I won't reply to every individual point, because there's lots of them, so I'm choosing the (subjectively) most important ones.
This is the actual topic. It's the Black Marble thought experiment by Bostrom,
No it's not, and obviously so. The actual topic is AI safety. It's not false vacuum, it's not a black marble, or a marble of any color for that matter.
Connor wasn't talking about the topic, he was building up to the topic using an analogy, a more abstract model of the situation. Which might be fair enough, except you can't just assert this model. I'm sure saying that AI is a black marble will be accepted as true around here, but it would obviously get pushback in that debate, so you shouldn't sneak it past quietly.
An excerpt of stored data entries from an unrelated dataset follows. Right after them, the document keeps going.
template <class Name>
inline void win_emit_adds_merge(std::string &s, int ch, int M, const std::vector<float> &e_unit, const std::vector<float> &p_unit, float o0_unit, float ol_unit, Name name)
{
    float common = 0.0f;
    bool uniform = true;
    auto see = [&](float u) { if (u == 0.0f) return; if (common == 0.0f) common = u; else if (u != common) uniform = false; };
    for (float u : e_unit) see(u);
    for (float u : p_unit) see(u);
    see(o0_unit); see(ol_unit);
    for (int j = 0; j < M; ++j) {
        const float eu = e_unit[j / 2];
        const float ou = j == 0 ? o0_unit : (j == M - 1 ? ol_unit : p_unit[(j - 1) / 2]);
        std::string ev = eu != 0.0f ? (name(0, j / 2) + "." + ((j & 1) ? "y" : "x")) : std::string();
        std::string ov;
        if (ou != 0.0f) ov = j == 0 ? name(2, 0) : (j == M - 1 ? name(3, 0) : name(1, (j - 1) / 2) + "." + ((j & 1) ? "x" : "y"));
        if (!uniform) {
            if (!ev.empty()) ev = "(" + ev + " * " + spec_float(eu) + ")";
            if (!ov.empty()) ov = "(" + ov + " * " + spec_float(ou) + ")";
        }
        const std::string rhs = ev.empty() ? (ov.empty() ? std::string("0.0f") : ov) : (ov.empty() ? ev : ev + " + " + ov);
        spec_append(s, "    o%d[%d] = %s;\n", ch, j, rhs.c_str());
    }
    if (uniform && common != 0.0f && common != 1.0f) {
        const std::string u = spec_float(common);
        for (int k = 0; k < M / 2; ++k)
            spec_append(s, "    { const v2f t2 = v2f{o%d[%d], o%d[%d]} * v2f{%s, %s}; o%d[%d] = t2.x; o%d[%d] = t2.y; }\n", ch, 2 * k, ch, 2 * k + 1, u.c_str(), u.c_str(),
                        ch, 2 * k, ch, 2 * k + 1);
    }
}

inline std::string win_taps_function(const SpecTable &t, const WinGeom &g, int la, int pg = 0, int only_ch = -1, bool adds = false)
{
    const int M = g.M;
    std::string s;
    const std::string fname = only_ch < 0 ? win_taps_name(pg) : win_taps_channel_name(pg, only_ch);
    s += "__device__ __forceinline__ void " + fname + "(vw_lchar *const (&b)[2][VW_NBT], float (&o0)[VW_M], float (&o1)[VW_M])\n{\n";
    spec_append(s, "    v4f q[%d];\n    v2f E[%d], P[%d];\n    float O0, OL;\n", la + 1, M / 2, M / 2);
    if (adds) s += "    const v2f Z2 = {0.0f, 0.0f};\n";
    std::vector<WinRead> reads;
    size_t first_of_ch[3] = {0, 0, 0};
    for (int ch = 0; ch < 2; ++ch) {
        first_of_ch[ch] = reads.size();
        if (only_ch >= 0 && ch != only_ch) continue;
        std::vector<WinRead> one = win_schedule(t, 2 * pg + ch, M);
        std::reverse(one.begin(), one.end());
        if (adds)
            for (WinRead &r : one) std::stable_sort(r.ops.begin(), r.ops.end(), [](const WinOp &a, const WinOp &b) { return a.tap > b.tap; });
        for (WinRead &r : one) { r.ch = ch; reads.push_back(std::move(r)); }
    }
    first_of_ch[2] = reads.size();
    auto emit_read = [&](size_t k) {
        const WinRead &r = reads[k];
        spec_append(s, "    q[%zu] = %s;\n", k % (size_t)(la + 1), win_rd(g, r.ch, r.o).c_str());
    };
    auto emit_merge = [&](int ch, const std::vector<char> &e_used, const std::vector<char> &p_used, bool o0_used, bool ol_used) {
        for (int j = 0; j < M; ++j) {
            std::string ev = e_used[j / 2] ? ("E[" + std::to_string(j / 2) + "]." + ((j & 1) ? "y" : "x")) : std::string();
            std::string ov;
            if (j == 0) { if (o0_used) ov = "O0"; }
            else if (j == M - 1) { if (ol_used) ov = "OL"; }
            else if (p_used[(j - 1) / 2]) ov = "P[" + std::to_string((j - 1) / 2) + "]." + ((j & 1) ? "x" : "y");
            std::string rhs = ev.empty() ? (ov.empty() ? std::string("0.0f") : ov) : (ov.empty() ? ev : ev + " + " + ov);
            spec_append(s, "    o%d[%d] = %s;\n", ch, j, rhs.c_str());
        }
    };
    for (size_t k = 0; k < std::min(reads.size(), (size_t)la); ++k) emit_read(k);
    for (int ch = 0; ch < 2; ++ch) {
        if (only_ch >= 0 && ch != only_ch) continue;
        std::vector<char> e_used(M / 2, 0), p_used(M / 2, 0);
        bool o0_used = false, ol_used = false;
        std::vector<float> e_unit(M / 2, 0.0f), p_unit(M / 2, 0.0f);
        float o0_unit = 0.0f, ol_unit = 0.0f;
        for (size_t k = first_of_ch[ch]; k < first_of_ch[ch + 1]; ++k) {
            if (k + la < reads.size()) emit_read(k + la);
            const std::string qk = "q[" + std::to_string(k % (size_t)(la + 1)) + "]";
            for (const WinOp &op : reads[k].ops) {
                const std::string w = spec_float(op.w);
                if (adds) {
                    const bool pair = op.kind <= 1, is0 = op.kind == 2;
                    const std::string acc = pair ? std::string(op.kind == 0 ? "E[" : "P[") + std::to_string(op.acc) + "]" : std::string(is0 ? "O0" : "OL");
                    const std::string x = pair ? qk + (op.half ? ".zw" : ".xy") : qk + (is0 ? (op.half ? ".w" : ".y") : (op.half ? ".z" : ".x"));
                    win_emit_adds_op(s, acc, x, pair, op.w, pair ? (op.kind == 0 ? &e_unit[op.acc] : &p_unit[op.acc]) : (is0 ? &o0_unit : &ol_unit));
                    continue;
                }
                if (op.kind <= 1) {
                    const std::string acc = std::string(op.kind == 0 ? "E[" : "P[") + std::to_string(op.acc) + "]";
                    const std::string x = qk + (op.half ? ".zw" : ".xy");
                    char &used = op.kind == 0 ? e_used[op.acc] : p_used[op.acc];
                    if (used) spec_append(s, "    %s = VW_FMA(%s, %s, %s);\n", acc.c_str(), x.c_str(), w.c_str(), acc.c_str());
                    else spec_append(s, "    %s = VW_MUL(%s, %s);\n", acc.c_str(), x.c_str(), w.c_str());
                    used = 1;
                } else {
                    const bool is0 = op.kind == 2;
                    const std::string acc = is0 ? "O0" : "OL";
                    const std::string x = qk + (is0 ? (op.half ? ".w" : ".y") : (op.half ? ".z" : ".x"));
                    bool &used = is0 ? o0_used : ol_used;
                    if (used) spec_append(s, "    %s = __builtin_fmaf(%s, %s, %s);\n", acc.c_str(), x.c_str(), w.c_str(), acc.c_str());
                    else spec_append(s, "    %s = %s * %s;\n", acc.c_str(), x.c_str(), w.c_str());
                    used = true;
                }
            }
            s += "    VW_SB;\n";
        }
        if (adds)
            win_emit_adds_merge(s, ch, M, e_unit, p_unit, o0_unit, ol_unit, [](int kind, int k) {
                return kind == 0 ? "E[" + std::to_string(k) + "]" : (kind == 1 ? "P[" + std::to_string(k) + "]" : std::string(kind == 2 ? "O0" : "OL"));
            });
        else emit_merge(ch, e_used, p_used, o0_used, ol_used);
    }
    s += "}\n";
    return s;
}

Again, Connor is simply correct here. This is not a novel argument. It's Goodhart's Law.
As I'm pretty sure I said in the post, you can apply this reasoning to pretty much any expression of values or goals. Let's say your goal is stopping AI progress. If you're consistent, that means you'd want humanity to go extinct, because then AI would stop. This is the exact argument that Connor was using, it's so transparent and I'm disappointed that you don't see it.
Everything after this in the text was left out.